◆ **INPUT DATA**:
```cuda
__global__ void rect_tables_kernel(double q03, double q13, int width, int height, bool zero_ok, double *xtab,
                                   double *ytab) {
  const int i = blockIdx.x * blockDim.x + threadIdx.x;
  const double qnan = __longlong_as_double(0x7ff8000000000000ll);
  if (i < width + kSegCols) {
// ... 421 lines not shown
    const int r_lo = g * a.group_rows, r_hi = min(r_lo + a.group_rows, R);
    const int u0 = a.border + sgm * kSegCols + lane;
    double xd[4];
    uint32_t xslow = Q.zd_slow ? 0xfu : 0u;
#pragma unroll
    for (int k = 0; k < 4; ++k) {
      xd[k] = rect_axis_const(u0 + 32 * k, Q.q03);
      xslow |= rect_axis_slow_t<kZN>(xd[k]) ? (1u << k) : 0u;
    }
    for (int r = r_lo; r < r_hi; ++r) {
      const double yd = syd[r];
      const bool yslow = ((uint32_t)__double2hiint(yd) & 0x7ff00000u) == 0x7ff00000u;
      const float *dp = &sd[r * cwp + sgm * kSegCols + lane];
      float dd[4];
#pragma unroll
      for (int k = 0; k < 4; ++k) dd[k] = dp[32 * k];
      float4 p[4];
      bool kp[4];
      points_of4_keep(Q, xd, yd, yslow || xslow != 0u, u0, a.border + row0 + r, dd, sure_lo, fast_span, p, kp);
      uint32_t pos = unit_off[r * n_seg + sgm];
      if (__all_sync(0xffffffffu, kp[0] && kp[1] && kp[2] && kp[3])) {
        float4 *o = out_f + pos + lane;
#pragma unroll
        for (int k = 0; k < 4; ++k) __stcs(o + 32 * k, p[k]);
      } else {
#pragma unroll
        for (int k = 0; k < 4; ++k) pos = store_ranked_tight(out_f, pos, p[k], kp[k]);
      }
    }
  }
}


template <typename K>
cudaError_t launch_compact(K kernel, const ReprojArgs &a, int grid, cudaStream_t s) {
  cudaError_t e = cudaFuncSetAttribute(kernel, cudaFuncAttributeMaxDynamicSharedMemorySize, (int)kCompactSmem);
  if (e != cudaSuccess) return e;
  kernel<<<grid, kCThreads, kCompactSmem, s>>>(a);
  return cudaGetLastError();
}

template <typename InT, int kMath>
cudaError_t launch_typed(const ReprojArgs &a, bool vec, bool compact, int grid, int min_blocks, cudaStream_t s) {
  if (compact) {
    if constexpr (D2PC_IS_GUARD(kMath)) {
      if (a.d_sure_bits != 0 && a.band_rows > 0) {
        constexpr bool kZN = kMath == kMathRect0Z;
        const size_t smem = (size_t)a.band_rows * a.cw_pad * sizeof(float);
        auto kern = !vec ? reproject_compact_band_kernel<InT, false, 3, 8, kZN>
                         : (min_blocks == 3 ? reproject_compact_band_kernel<InT, true, 3, 8, kZN>
                                            : reproject_compact_band_kernel<InT, true, 4, 8, kZN>);
        if (smem > 48 * 1024) {
          cudaError_t e = cudaFuncSetAttribute(kern, cudaFuncAttributeMaxDynamicSharedMemorySize, (int)smem);
          if (e != cudaSuccess) return e;
        }
        kern<<<grid, kCThreads, smem, s>>>(a);
        return cudaGetLastError();
      }
    }
    return vec ? launch_compact(reproject_compact_kernel<InT, true, kMath>, a, grid, s)
               : launch_compact(reproject_compact_kernel<InT, false, kMath>, a, grid, s);
  } else if (vec) {
    switch (min_blocks) {
      case 4: reproject_crop_kernel<InT, true, kMath, 4><<<grid, kThreads, 0, s>>>(a); break;
      case 6: reproject_crop_kernel<InT, true, kMath, 6><<<grid, kThreads, 0, s>>>(a); break;
      case 8: reproject_crop_kernel<InT, true, kMath, 8><<<grid, kThreads, 0, s>>>(a); break;
      default: reproject_crop_kernel<InT, true, kMath, 7><<<grid, kThreads, 0, s>>>(a); break;
    }
  } else {
    reproject_crop_kernel<InT, false, kMath, 6><<<grid, kThreads, 0, s>>>(a);
  }
  return cudaGetLastError();
}

}

void make_qparams(const double q[16], QParams *out) {
  QParams P{};
  for (int i = 0; i < 16; ++i) {
    P.q[i] = q[i];
    P.qf[i] = (float)q[i];
  }
  auto bits = [](double x) {
    uint64_t b;
    memcpy(&b, &x, 8);
    return b;
  };
  auto pzero = [&](double x) { return bits(x) == 0; };
  auto fin = [](double x) { return x == x && x - x == 0.0; };
  const double a32 = q[14] < 0 ? -q[14] : q[14];
  const bool rect = q[0] == 1.0 && pzero(q[1]) && pzero(q[2]) && pzero(q[4]) && q[5] == 1.0 && pzero(q[6]) &&
                    pzero(q[8]) && pzero(q[9]) && pzero(q[10]) && pzero(q[12]) && pzero(q[13]) && fin(q[3]) &&
                    fin(q[7]) && fin(q[11]) && fin(q[15]) && fin(q[14]) && a32 > 1e-30 && a32 < 1e30;
  P.rectified = rect ? 1 : 0;
// ... 22 lines not shown

static uint64_t compact_tiles_per_frame(long cw, long ch) {
  const uint64_t n_seg = (uint64_t)((cw + kSegCols - 1) / kSegCols);
  return (n_seg * (uint64_t)ch + kTileUnits - 1) / kTileUnits;
}

size_t reproject_scratch_bytes(uint32_t n_frames, uint32_t width, uint32_t height, int border) {
  const long cw = (long)width - 2L * border, ch = (long)height - 2L * border;
  const uint64_t tiles = (cw > 0 && ch > 0) ? std::max<uint64_t>(compact_tiles_per_frame(cw, ch), (uint64_t)ch) : 0;
  return (size_t)(tiles * n_frames * 8 + 256);
}
size_t reproject_table_bytes(uint32_t width, uint32_t height) { return ((size_t)width + kSegCols + height) * 8 + 64; }

static int select_math(const ReprojectLaunch &L) {
  const QParams &Q = *L.Q;
  auto zero_column = [&]() {
    const double c = std::nearbyint(-Q.q03);
    return c >= 0.0 && c < (double)L.width && (float)(c + Q.q03) == 0.0f;
  };
  const bool zero_numer = L.zero_numer > 0 || (L.zero_numer == 0 && zero_column());
  return L.arith_fast ? kMathFast
         : (Q.rectified && !L.force_generic
                ? (Q.q33_zero ? (L.exact_variant == 1 ? kMathRect0M : (zero_numer ? kMathRect0Z : kMathRect0)) : kMathRectW)
                : kMathGeneric);
}

bool reproject_fuses_with_median(const ReprojectLaunch &L, bool *zero_numer) {
  if (!L.Q || L.compact || L.Q->zd_slow) return false;
  const int math = select_math(L);
  if (zero_numer) *zero_numer = math == kMathRect0Z;
  return D2PC_IS_GUARD(math);
}

cudaError_t launch_reproject(const ReprojectLaunch &L, cudaStream_t stream, int *launches) {
  const long cw = (long)L.width - 2L * L.border, ch = (long)L.height - 2L * L.border;
  if (launches) *launches = 0;
  if (cw <= 0 || ch <= 0 || L.n_frames == 0) {
    if (L.counts && L.n_frames) {
      if (launches) *launches = 0;
      return cudaMemsetAsync(L.counts, 0, sizeof(uint32_t) * L.n_frames, stream);
    }
    return cudaSuccess;
  }
  ReprojArgs a{};
  a.in = static_cast<const uint8_t *>(L.in);
  a.step = L.step;
  a.frame_stride = L.frame_stride;
  a.out = reinterpret_cast<float4 *>(L.out);
  a.out_frame_stride = L.out_stride_bytes / 16;
  a.counts = L.counts;
  a.n_frames = (int)L.n_frames;
  a.width = (int)L.width;
  a.height = (int)L.height;
  a.border = L.border;
  a.cw = (int)cw;
  a.ch = (int)ch;
  a.scale = L.scale;
  a.Q = *L.Q;

  const int esz = L.in_is_f32 ? 4 : 1;
  const size_t valign = L.in_is_f32 ? 16 : 4;
  const bool vec = (reinterpret_cast<uintptr_t>(L.in) % valign == 0) && (L.step % valign == 0) &&
                   (L.frame_stride % valign == 0) && ((size_t)L.border * esz % valign == 0) &&
                   (cw % 4 == 0 || L.border >= 3) && !L.force_scalar;

  const int math = select_math(L);
  const bool compact = L.compact;

  int grid;
  a.n_seg = (int)((cw + kSegCols - 1) / kSegCols);
  if (compact) {
    a.units_per_frame = (uint32_t)a.n_seg * (uint32_t)ch;
    a.tiles_per_frame = (uint32_t)compact_tiles_per_frame(cw, ch);
    a.tile_desc = static_cast<unsigned long long *>(L.scratch);
    double *tabs = static_cast<double *>(L.tables);
    a.xtab = tabs;
    a.ytab = tabs + L.width + kSegCols;
    a.ticket = L.ticket;
    a.epoch = L.epoch;
    const uint64_t total = (uint64_t)a.tiles_per_frame * L.n_frames;
    if (total > 0xffffffffull) return cudaErrorInvalidValue;
    grid = (int)total;
    cudaError_t e = cudaMemsetAsync(a.ticket, 0, sizeof(uint32_t), stream);
    if (e != cudaSuccess) return e;
    if (D2PC_IS_GUARD(math) && !a.Q.zd_slow && L.compact_variant != 1) {
      const double aq32 = a.Q.q32 < 0 ? -a.Q.q32 : a.Q.q32;
      auto mag = [](double x) { return x < 0 ? -x : x; };
      double max_numer = mag(a.Q.zd);
      max_numer = std::max(max_numer, mag(a.Q.q03) + (double)L.width + 1.0);
      max_numer = std::max(max_numer, mag(a.Q.q13) + (double)L.height + 1.0);
      double d_sure = 2.0 * max_numer * 0x1p-127 / aq32;
      if (d_sure < 0x1p-126) d_sure = 0x1p-126;
      if (d_sure < 3.0e38) {
        float fs = (float)d_sure;
        if ((double)fs < d_sure) fs = std::nextafter(fs, INFINITY);
        memcpy(&a.d_sure_bits, &fs, 4);
      }
    }
    if (a.d_sure_bits != 0 && L.compact_variant != 1) {
      a.cw_pad = a.n_seg * kSegCols;
      const size_t row_bytes = (size_t)a.cw_pad * sizeof(float);
      const int bw = kCWarps;
      int r_max = (int)std::min<size_t>((46 * 1024) / row_bytes, (size_t)kBandMaxRows);
      r_max = std::min(r_max, kBandMaxUnits / a.n_seg);
      if (r_max < 1 && row_bytes <= 200 * 1024 && a.n_seg <= kBandMaxUnits) r_max = 1;
      if (r_max > (int)ch) r_max = (int)ch;
      if (L.rows_per_unit > 0 && L.rows_per_unit < r_max) r_max = L.rows_per_unit;
      double best = -1.0;
      for (int r = r_max; r >= 1 && r >= r_max - 3; --r)
        for (int g = 1; g <= r; ++g) {
          const int gr = (r + g - 1) / g, ga = (r + gr - 1) / gr;
          const int items = a.n_seg * ga;
          const double eff = (double)items / (bw * ((items + bw - 1) / bw));
          const double score = eff * (gr / (gr + 0.6)) * (r / (r + 0.5));
          if (score > best + 1e-9) best = score, a.band_rows = r, a.band_groups = ga, a.group_rows = gr;
        }
      if (a.band_rows > 0) {
        a.tiles_per_frame = (uint32_t)((ch + a.band_rows - 1) / a.band_rows);
        const uint64_t total_b = (uint64_t)a.tiles_per_frame * L.n_frames;
        if (total_b > 0xffffffffull) return cudaErrorInvalidValue;
        grid = (int)total_b;
        a.prefetch_dist = L.prefetch_dist < 0 ? 0 : (L.prefetch_dist > 0 ? L.prefetch_dist : L.sm_count);
      }
    }
    if (a.Q.rectified && !L.arith_fast && !L.force_generic && a.band_rows == 0) {
      const int n = (int)(L.width + kSegCols > L.height ? L.width + kSegCols : L.height);
      rect_tables_kernel<<<(n + 255) / 256, 256, 0, stream>>>(a.Q.q03, a.Q.q13, (int)L.width, (int)L.height,
                                                            math == kMathRect0Z, tabs, tabs + L.width + kSegCols);
      if ((e = cudaGetLastError()) != cudaSuccess) return e;
      if (launches) *launches += 1;
    }
  } else {
    int rb = L.rows_per_unit > 0 ? L.rows_per_unit : 8;
    const uint64_t want_units = (uint64_t)L.sm_count * 32;
    while (rb > 2 && (uint64_t)a.n_seg * ((ch + rb - 1) / rb) * L.n_frames < want_units) rb >>= 1;
    if (rb > 32) rb = 32;
    rb &= ~1;
    if (rb < 2) rb = 2;
    a.rows_per_unit = rb;
    a.n_rb = (int)((ch + rb - 1) / rb);
    a.units_per_frame = (uint32_t)a.n_seg * (uint32_t)a.n_rb;
    const uint64_t total = (uint64_t)a.units_per_frame * L.n_frames;
    if (total >= 0x7fffffffull) return cudaErrorInvalidValue;
    a.total_units = (uint32_t)total;
    a.div_upf = make_fastdiv(a.units_per_frame);
    a.div_nseg = make_fastdiv((uint32_t)a.n_seg);
    grid = (int)((total + kWarpsPerCta - 1) / kWarpsPerCta);
    a.prefetch_dist = L.prefetch_dist < 0 ? 0 : (L.prefetch_dist > 0 ? std::min(L.prefetch_dist, 1 << 24) : 512);
  }
  const int min_blocks = L.ctas_per_sm > 0 ? L.ctas_per_sm : (math == kMathGeneric && !compact ? 4 : 6);
  if (launches) *launches += 1;

#define D2PC_DISPATCH(T)                                                          \
  switch (math) {                                                                 \
    case kMathRect0: return launch_typed<T, kMathRect0>(a, vec, compact, grid, min_blocks, stream); \
    case kMathRect0Z: return launch_typed<T, kMathRect0Z>(a, vec, compact, grid, min_blocks, stream); \
    case kMathRect0M: return launch_typed<T, kMathRect0M>(a, vec, compact, grid, min_blocks, stream); \
    case kMathRectW: return launch_typed<T, kMathRectW>(a, vec, compact, grid, min_blocks, stream); \
    case kMathGeneric: return launch_typed<T, kMathGeneric>(a, vec, compact, grid, min_blocks, stream); \
    default: return launch_typed<T, kMathFast>(a, vec, compact, grid, min_blocks, stream);    \
  }
  if (L.in_is_f32) {
    D2PC_DISPATCH(float)
  } else {
    D2PC_DISPATCH(uint8_t)
  }
#undef D2PC_DISPATCH
}

}
```

### disparity_to_point_cloud_b200/csrc/reproject.h

```cpp
#pragma once
#include <cstddef>
#include <cstdint>
#include <cstring>
#include <cuda_runtime.h>

namespace d2pc {

struct QParams {
  double q[16];
  double q03, q13, q32, q33;
  double zd;
  float qf[16];
  float zinf;
  uint32_t dhi_bits;
  int rectified;
  int q33_zero;
  int zd_slow;
};

struct ReprojectLaunch {
  const void *in = nullptr;
  bool in_is_f32 = true;
  size_t step = 0, frame_stride = 0;
  uint32_t n_frames = 0, width = 0, height = 0;
  int border = 40;
  float scale = 0.125f;
  uint8_t *out = nullptr;
  size_t out_stride_bytes = 0;
  uint32_t *counts = nullptr;
  const QParams *Q = nullptr;
  bool arith_fast = false;
  bool compact = false;
  void *scratch = nullptr;
  void *tables = nullptr;
  uint32_t *ticket = nullptr;
  uint32_t epoch = 1;
  int sm_count = 148;
  int rows_per_unit = 0;
  int ctas_per_sm = 0;
  bool force_scalar = false;
  bool force_generic = false;
  int exact_variant = 0;
  int zero_numer = 0;
  int compact_variant = 0;
  int prefetch_dist = 0;
};

void make_qparams(const double q[16], QParams *out);
size_t reproject_scratch_bytes(uint32_t n_frames, uint32_t width, uint32_t height, int border);
size_t reproject_table_bytes(uint32_t width, uint32_t height);
cudaError_t launch_reproject(const ReprojectLaunch &L, cudaStream_t stream, int *launches);
bool reproject_fuses_with_median(const ReprojectLaunch &L, bool *zero_numer);

}
```

Baseline: 339,100.

## Load crop tiles with TMA bulk tensor copies in the reproject kernel

Adds a TMA-based crop kernel that fetches each warp's rows-by-128-column disparity tile with cp.async.bulk.tensor into shared memory, synchronised by an mbarrier. It also issues L2 tensor prefetches for a later unit. It becomes the default for vectorised f32 input, with four rows per unit instead of eight. The aim is to replace per-lane global loads with bulk async copies. The cost is a host-side tensor-map encode on every launch and smaller work units. A probe math mode and tuning knobs are added as well.

```diff
diff --git a/disparity_to_point_cloud_b200/csrc/capi.cu b/disparity_to_point_cloud_b200/csrc/capi.cu
--- a/disparity_to_point_cloud_b200/csrc/capi.cu
+++ b/disparity_to_point_cloud_b200/csrc/capi.cu
@@ -110,7 +110,7 @@
   cudaEvent_t ev_fuse = nullptr;
   int rows_per_unit = 0, ctas_per_sm = 0, median_strip = 0, median_variant = 0;
   bool force_scalar = false, force_generic = false;
-  int compact_variant = 0, exact_variant = 0, prefetch_dist = 0, zero_numer = 0;
+  int compact_variant = 0, exact_variant = 0, prefetch_dist = 0, zero_numer = 0, crop_load = 0, crop_probe = 0;
   int fuse_median = 0;
   int direct_out = 0;
   bool timing = false;
@@ -443,6 +443,8 @@
   L.exact_variant = ctx->exact_variant;
   L.zero_numer = ctx->zero_numer;
   L.prefetch_dist = ctx->prefetch_dist;
+  L.crop_load = ctx->crop_load;
+  L.crop_probe = ctx->crop_probe != 0;
   if (!in.is_f32 && c.median_ksize > 1) {
     MedianLaunch M;
     M.src = in.data;
@@ -741,6 +743,7 @@
 
   if (const char *v = getenv("D2PC_ROWS_PER_UNIT")) ctx->rows_per_unit = atoi(v);
   if (const char *v = getenv("D2PC_CTAS_PER_SM")) ctx->ctas_per_sm = atoi(v);
+  if (const char *v = getenv("D2PC_CROP_LOAD")) ctx->crop_load = atoi(v);
   if (const char *v = getenv("D2PC_MEDIAN_STRIP")) ctx->median_strip = atoi(v);
   if (const char *v = getenv("D2PC_EXACT_VARIANT")) ctx->exact_variant = atoi(v);
 
@@ -906,6 +909,8 @@
   else if (k == "fuse_median") ctx->fuse_median = value;
   else if (k == "direct_out") ctx->direct_out = value;
   else if (k == "prefetch_dist") ctx->prefetch_dist = value;
+  else if (k == "crop_load") ctx->crop_load = value;
+  else if (k == "crop_probe") ctx->crop_probe = value;
   else if (k == "median_ksize") {
     if (value < 1 || value > 15 || !(value & 1)) return D2PC_ERR_INVALID_ARG;
     ctx->cfg.median_ksize = value;
diff --git a/disparity_to_point_cloud_b200/csrc/reproject.cu b/disparity_to_point_cloud_b200/csrc/reproject.cu
--- a/disparity_to_point_cloud_b200/csrc/reproject.cu
+++ b/disparity_to_point_cloud_b200/csrc/reproject.cu
@@ -1,4 +1,7 @@
 #include "reproject.h"
+
+#include <cuda.h>
+#include <cudaTypedefs.h>
 
 #include <algorithm>
 #include <cmath>
@@ -30,6 +33,8 @@
 }
 
 struct ReprojArgs {
+  CUtensorMap tmap;
+  bool tma;
   const uint8_t *in;
   size_t step, frame_stride;
   float4 *out;
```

◆ **TASK OBJECTIVE**: Could you copy each line of the material that holds "false"?

◆ **EXERCISE RESULT**:
        auto kern = !vec ? reproject_compact_band_kernel<InT, false, 3, 8, kZN>
               : launch_compact(reproject_compact_kernel<InT, false, kMath>, a, grid, s);
    reproject_crop_kernel<InT, false, kMath, 6><<<grid, kThreads, 0, s>>>(a);
  if (!L.Q || L.compact || L.Q->zd_slow) return false;
  bool arith_fast = false;
  bool compact = false;
  bool force_scalar = false;
  bool force_generic = false;
   bool force_scalar = false, force_generic = false;
   bool timing = false;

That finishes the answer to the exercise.